- Born: 1961 (age 64–65) Buffalo, New York
- Other names: Marguerite Pomerhn-Derricks
- Occupations: Choreographer, former ballerina
- Years active: 1982–present

= Marguerite Derricks =

Ballerina and choreographer

Marguerite Pomerhn-Derricks (born 1961), professionally known as Marguerite Derricks, is a former ballerina and choreographer from Buffalo, New York.

Derricks studied ballet at the National Ballet School of Canada; she admired Karen Kain. Derricks was behind the choreography of two films similar in their subject matter, Striptease (1996) and Showgirls (1995). Some of her more noted works include the Austin Powers films, 10 Things I Hate About You (1999), Donnie Darko (2001), Little Miss Sunshine (2006), and Spider-Man 3 (2007). Her TV credits include The Marvelous Mrs. Maisel, Westworld, American Horror Story, and Bunheads. After the first Austin Powers film, she became famous and increased her reputation with an advertisement for The Gap, "Go Go." During one interview, she said that with regard to her newfound popularity, "it all started with Mike [Myers]," (the star of Austin Powers) and added that "Go Go has changed my life."

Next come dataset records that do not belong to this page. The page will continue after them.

def _chk(t, name="tensor"):
    if t is None:
        return
    if not isinstance(t, torch.Tensor) or not t.is_cuda:
        raise RuntimeError("%s must be a CUDA (HIP) tensor" % name)
    if t.dtype != torch.float32:
        raise RuntimeError("%s must be float32, got %s" % (name, t.dtype))


def _p(t):
    return None if t is None else ctypes.c_void_p(t.data_ptr())


_ST = {torch.float32: 0, torch.float16: 1, torch.bfloat16: 2}
HALF_STORE = {"value": os.environ.get("PPST_HALF_STORE", "1") != "0"}


def act_dtype():
    if HALF_STORE["value"] and not torch.is_grad_enabled():
        return {1: torch.bfloat16, 3: torch.float16}.get(PRECISION["value"], torch.float32)
    return torch.float32


TRAIN_HALF = {"value": os.environ.get("PPST_TRAIN_HALF", "1") != "0"}


def train_dtype():
    return torch.bfloat16 if (TRAIN_HALF["value"] and PRECISION["value"] == 1) else torch.float32


def _chk_act(t, name="activation"):
    if t is None:
        return
    if not isinstance(t, torch.Tensor) or not t.is_cuda:
        raise RuntimeError("%s must be a CUDA (HIP) tensor" % name)
    if t.dtype not in _ST:
        raise RuntimeError("%s must be float32, float16 or bfloat16, got %s" % (name, t.dtype))


def _nhwc_ld(t, name="activation", half_ok=False):
    if half_ok:
        _chk_act(t, name)
    else:
        _chk(t, name)
    B, H, W, C = t.shape
    ld = t.stride(2)
    if t.stride(3) != 1 or t.stride(1) != W * ld or (B > 1 and t.stride(0) != H * W * ld):
        raise RuntimeError("%s must be NHWC-contiguous (or a channel slice of one)" % name)
    return ld


def empty_nhwc(B, H, W, C, like):
    return torch.empty((B, H, W, C), device=like.device, dtype=torch.float32)


def nchw_to_nhwc(x):
    _chk(x, "x")
    x = x.contiguous()
    B, C, H, W = x.shape
    y = torch.empty((B, H, W, C), device=x.device, dtype=torch.float32)
    check(lib.ppst_nchw_to_nhwc(_p(x), _p(y), B, C, H, W, _stream()), "ppst_nchw_to_nhwc")
    return y


def nhwc_to_nchw(x):
    ld = _nhwc_ld(x)
    B, H, W, C = x.shape
    if ld != C:
        raise RuntimeError("nhwc_to_nchw needs a dense tensor")
    y = torch.empty((B, C, H, W), device=x.device, dtype=torch.float32)
    check(lib.ppst_nhwc_to_nchw(_p(x), _p(y), B, C, H, W, _stream()), "ppst_nhwc_to_nchw")
    return y


_DT_F64 = 3


def _chk_op(t, name):
    if t is None:
        return
    if not isinstance(t, torch.Tensor) or not t.is_cuda:
        raise RuntimeError("%s must be a CUDA (HIP) tensor" % name)
    if t.dtype not in _ST and t.dtype != torch.float64:
        raise RuntimeError("%s must be float32, float16, bfloat16 or float64, got %s" % (name, t.dtype))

In 2006, Derricks choreographed Sister Act the Musical, which had its world premiere at the Pasadena Playhouse. In 2009, she served as the choreographer for director Kevin Tancharoen's remake of the movie Fame, and for Gregory Boyd and Frank Wildhorn's musical Wonderland – a twist on the Alice in Wonderland children's story. Derricks also choreographed Tom Cruise's dance performance as the movie mogul Les Grossman in the 2008 film Tropic Thunder.

==Recognition==
Derricks is the only choreographer to win three consecutive Emmy Awards: she won for her work on the television series 3rd Rock from the Sun (1997), Fame L.A. (1998), and the 1998 Goodwill Games Ceremony (1999). In 2002, she won an American Choreography Award for her work on That '70s Show adding to two others for The Gap "Go Go" and the short lived sitcom Jenny starring Jenny McCarthy. She won an NAACP Award for Best Choreography for Sister Act the Musical. She has also won four MTV Movie Awards for Best Dance (Austin Powers, Charlie's Angels, 10 Things I Hate About You, and American Wedding).